Stored data
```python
class use_form:
    def __init__(self, f):
        self.f = f

    def __enter__(self):
        global form
        self.prev, form = form, self.f

    def __exit__(self, *exc):
# ... 626 lines not shown
    d_b = _desc(g_b, w_b, x_b, None, N, H, W, H, W, g_b.Cout, g_b.s_ci, g_b.s_co, GATHER_CONV, None, *in_b)
    return d_a, d_b


def conv2d_wgrad_pair_ok(x_a, w_a, g_a, x_b, w_b, g_b):
    ds = _wgrad_pair_descs(x_a, w_a, g_a, x_b, w_b, g_b)
    return ds is not None and bool(_C.load().lvae_conv2d_wgrad_pair_ok(C.byref(ds[0]), C.byref(ds[1])))


def conv2d_wgrad_pair_schedule(x_a, w_a, g_a, x_b, w_b, g_b):
    ds = _wgrad_pair_descs(x_a, w_a, g_a, x_b, w_b, g_b)
    out = (C.c_int32 * 6)()
    if ds is None or not _C.load().lvae_conv2d_wgrad_pair_schedule(C.byref(ds[0]), C.byref(ds[1]), out):
        return None
    return tuple(out[:3]), tuple(out[3:])


def conv2d_wgrad_pair(x, weight, g, dweight, dbias, parts, dh, xbn, coef0, act, dgamma, dbeta, dy_b, weight_b, g_b, dweight_b, dbias_b,
                      drop=None, in_scale=None, in_shift=None, in_act=None, in_scale_b=None, in_shift_b=None, in_act_b=None, out=None):
    _chk_nhwc(x, 'x')
    _chk_nhwc(xbn, 'xbn')
    _chk_nhwc(dy_b, 'dy_b')
    N, H, W, _ = x.shape
    if tuple(dweight.stride()) != tuple(weight.stride()) or tuple(dweight_b.stride()) != tuple(weight_b.stride()):
        raise _C.LvaeHipError("conv2d_wgrad_pair: gradient strides differ from weight strides")
    ds = _wgrad_pair_descs(x, weight, g, xbn, weight_b, g_b, (in_scale, in_shift, in_act), (in_scale_b, in_shift_b, in_act_b))
    if ds is None:
        raise _C.LvaeHipError("conv2d_wgrad_pair: not a pair (fp32 precision, plain convolutions)")
    d_a, d_b = ds
    d_b.y_dtype = _dt(dy_b)
    need = _C.load().lvae_conv2d_wgrad_pair_workspace(C.byref(d_a), C.byref(d_b))
    ws = workspace(need, x.device)
    dy = out if out is not None else torch.empty((N, H, W, g.Cout), dtype=torch.float32, device=x.device)
    ap = _C.BnApply(ptr(parts), parts.shape[0], ACT[act], N * H * W, ptr(coef0), ptr(dh), ptr(xbn), None, ptr(dgamma), ptr(dbeta), ptr(dy), 0, 0, ptr(drop))
    call('lvae_conv2d_wgrad_pair_f32', C.byref(d_a), C.byref(ap), C.byref(d_b), ptr_dt(dy_b), ptr(dweight), ptr(dbias), ptr(dweight_b), ptr(dbias_b),
         ws.data_ptr(), ws.numel(), stream_ptr())
    return dy


def conv1x1_dgrad_cat(dy, weight, g, C1):
    _chk_nhwc(dy, 'dy')
    N, H, W, _ = dy.shape
    if not 0 < C1 < g.Cin:
        return None
    dx = torch.empty((N, H, W, C1), dtype=torch.float32, device=dy.device)
    dx2 = torch.empty((N, H, W, g.Cin - C1), dtype=torch.float32, device=dy.device)
    d = _desc(g, weight, dy, None, N, H, W, H, W, g.Cin, g.s_co, g.s_ci, GATHER_TRANSPOSED, y=dx)
    if not _C.load().lvae_conv1x1_dgrad_cat_ok(C.byref(d), C1):
        return None
    call('lvae_conv1x1_dgrad_cat_f32', C.byref(d), ptr(dx2), C1, stream_ptr())
    return dx, dx2


def conv2d_wgrad(x, dy, weight, g, dweight, dbias=None, x2=None, in_scale=None, in_shift=None, in_act=None):
    _chk_nhwc(x, 'x')
    _chk_nhwc(dy, 'dy')
    N, H, W, _ = x.shape
    OH, OW = dy.shape[1], dy.shape[2]
    if tuple(dweight.stride()) != tuple(weight.stride()):
        raise _C.LvaeHipError("conv2d_wgrad: gradient strides %s differ from weight strides %s" %
                              (tuple(dweight.stride()), tuple(weight.stride())))
    d = _desc(g, weight, x, x2, N, H, W, OH, OW, g.Cout, g.s_ci, g.s_co,
              GATHER_TRANSPOSED if g.transposed else GATHER_CONV, None, in_scale, in_shift, in_act)
    d.y_dtype = _dt(dy)
    need = _C.load().lvae_conv2d_wgrad_workspace(C.byref(d))
    ws = workspace(need, x.device)
    call('lvae_conv2d_wgrad_f32', C.byref(d), ptr_dt(dy), ptr(dweight), ptr(dbias), ws.data_ptr(), ws.numel(), stream_ptr())


def _wgrad_item_arrays(items, who):
    n = len(items)
    descs = (ConvDesc * n)()
    dys, dws, dbs = (C.c_void_p * n)(), (C.c_void_p * n)(), (C.c_void_p * n)()
    for i, (x, dy, weight, g, dweight, dbias, kw) in enumerate(items):
        _chk_nhwc(x, 'x')
        _chk_nhwc(dy, 'dy')
        if tuple(dweight.stride()) != tuple(weight.stride()):
            raise _C.LvaeHipError("%s: gradient strides %s differ from weight strides %s" %
                                  (who, tuple(dweight.stride()), tuple(weight.stride())))
        N, H, W, _ = x.shape
        d = _desc(g, weight, x, kw.get('x2'), N, H, W, dy.shape[1], dy.shape[2], g.Cout, g.s_ci, g.s_co,
                  GATHER_TRANSPOSED if g.transposed else GATHER_CONV, None, kw.get('in_scale'), kw.get('in_shift'), kw.get('in_act'))
        d.y_dtype = _dt(dy)
        C.memmove(C.byref(descs, i * C.sizeof(ConvDesc)), C.byref(d), C.sizeof(ConvDesc))
        dys[i], dws[i], dbs[i] = ptr_dt(dy), ptr(dweight), ptr(dbias)
    return descs, dys, dws, dbs


def _wgrad_shared_descs(convs):
    if precision != PREC_F32 or _ddi is not None or not 1 <= len(convs) <= 3:
        return None
    descs = (ConvDesc * len(convs))()
    for i, (x, weight, g) in enumerate(convs):
        if x.dim() != 4 or x.dtype != torch.float32 or g.transposed:
            return None
        N, H, W, _ = x.shape
        d = _desc(g, weight, x, None, N, H, W, H, W, g.Cout, g.s_ci, g.s_co, GATHER_CONV)
        C.memmove(C.byref(descs, i * C.sizeof(ConvDesc)), C.byref(d), C.sizeof(ConvDesc))
    return descs


def conv2d_wgrad_shared_ok(convs, routed=False):
    descs = _wgrad_shared_descs(convs)
    if descs is None or not _C.load().lvae_conv2d_wgrad_shared_ok(descs, None, len(convs)):
        return False
    if not routed:
# ... 877 lines not shown
```

ladder-vae-pytorch_amd/lib/nn.py:

```python
import math

import torch
from torch import nn
from torch.nn import init

from .. import kernels as K
from .. import ops
from .. import resblock

NONLIN_NAMES = ('relu', 'leakyrelu', 'elu', 'selu')


def act_name(nonlin):
    if isinstance(nonlin, str):
        if nonlin not in NONLIN_NAMES:
            raise KeyError(nonlin)
        return nonlin
    table = {nn.ReLU: 'relu', nn.LeakyReLU: 'leakyrelu', nn.ELU: 'elu', nn.SELU: 'selu'}
    if nonlin in table:
        return table[nonlin]
    raise KeyError(nonlin)


class Placeholder(nn.Module):

    def __init__(self, what=''):
        super().__init__()
        self.what = what

    def extra_repr(self):
        return self.what


class Conv2dParams(nn.Module):

    def __init__(self, c_in, c_out, kernel, stride=1, padding=0, transposed=False, output_padding=0):
        super().__init__()
        self.c_in, self.c_out, self.kernel = c_in, c_out, kernel
        self.stride, self.padding, self.transposed, self.output_padding = stride, padding, transposed, output_padding
        shape = (c_in, c_out, kernel, kernel) if transposed else (c_out, c_in, kernel, kernel)
        self.weight = nn.Parameter(torch.empty(shape))
        self.bias = nn.Parameter(torch.empty(c_out))
        init.kaiming_uniform_(self.weight, a=math.sqrt(5))
        fan_in, _ = init._calculate_fan_in_and_fan_out(self.weight)
        if fan_in != 0:
            bound = 1 / math.sqrt(fan_in)
            init.uniform_(self.bias, -bound, bound)
        self._geom = None
        self._geom_key = None

    def geom(self):
        key = (self.weight.data_ptr(), tuple(self.weight.stride()))
        if self._geom_key != key:
            self._geom = K.ConvGeom(self.weight, self.stride, self.padding, self.transposed, self.output_padding)
            self._geom_key = key
        return self._geom

    def forward(self, x, x2=None, out_act=None):
        return ops.conv(x, self, x2=x2, out_act=out_act)

    def extra_repr(self):
        return '%d->%d k%d s%d p%d%s' % (self.c_in, self.c_out, self.kernel, self.stride, self.padding,
                                          ' transposed' if self.transposed else '')


class BatchNorm2dParams(nn.Module):

    def __init__(self, channels, eps=1e-5, momentum=0.1):
        super().__init__()
        self.eps, self.momentum = eps, momentum
        self.weight = nn.Parameter(torch.ones(channels))
        self.bias = nn.Parameter(torch.zeros(channels))
        self.register_buffer('running_mean', torch.zeros(channels))
        self.register_buffer('running_var', torch.ones(channels))
        self.register_buffer('num_batches_tracked', torch.tensor(0, dtype=torch.long))
        self._pending = 0
        self._register_state_dict_hook(BatchNorm2dParams._flush_hook)

    @staticmethod
    def _flush_hook(module, state_dict, prefix, local_metadata):
        if module._pending:
            module._buffers['num_batches_tracked'] += module._pending
            module._pending = 0
            state_dict[prefix + 'num_batches_tracked'] = module._buffers['num_batches_tracked']

    def note_training_forward(self, n=1):
        self._pending += n


class GateLayer2d(nn.Module):

    def __init__(self, channels, kernel_size, nonlin=nn.LeakyReLU):
        super().__init__()
        assert kernel_size % 2 == 1
        pad = kernel_size // 2
        self.conv = Conv2dParams(channels, 2 * channels, kernel_size, padding=pad)
        self.act = act_name(nonlin)
        self.nonlin = Placeholder(self.act)

    def forward(self, x):
        return ops.GateFn.apply(self.conv(x), None, self.act)

# ... 121 lines not shown
```

ladder-vae-pytorch_amd/ops.py:

```python
from types import SimpleNamespace

import torch
from torch.autograd import Function

from . import kernels as K
from . import resblock as RB

_const_cache = {}


def _ones_zeros(C, device):
    key = (C, device)
    if key not in _const_cache:
        _const_cache[key] = (torch.ones(C, device=device), torch.zeros(C, device=device))
    return _const_cache[key]


def grad_buf(p):
    if not p.requires_grad:
        return None
    if p.grad is None:
        p.grad = torch.zeros_like(p)
    return p.grad

# ... 54 lines not shown
        return K.conv2d_wgrad(x, dy, w, g, dw, db, **kw)
    st = sts[(dw.data_ptr() >> 8) % len(sts)]
    st.wait_stream(torch.cuda.current_stream())
    with torch.cuda.stream(st):
        K.conv2d_wgrad(x, dy, w, g, dw, db, **kw)
    for t in (x, dy, kw.get('x2'), kw.get('in_scale'), kw.get('in_shift')):
        if t is not None:
            t.record_stream(st)
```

**Activity**
If a line in the entries above contains "selu", report it.

**Exercise output**
NONLIN_NAMES = ('relu', 'leakyrelu', 'elu', 'selu')
    table = {nn.ReLU: 'relu', nn.LeakyReLU: 'leakyrelu', nn.ELU: 'elu', nn.SELU: 'selu'}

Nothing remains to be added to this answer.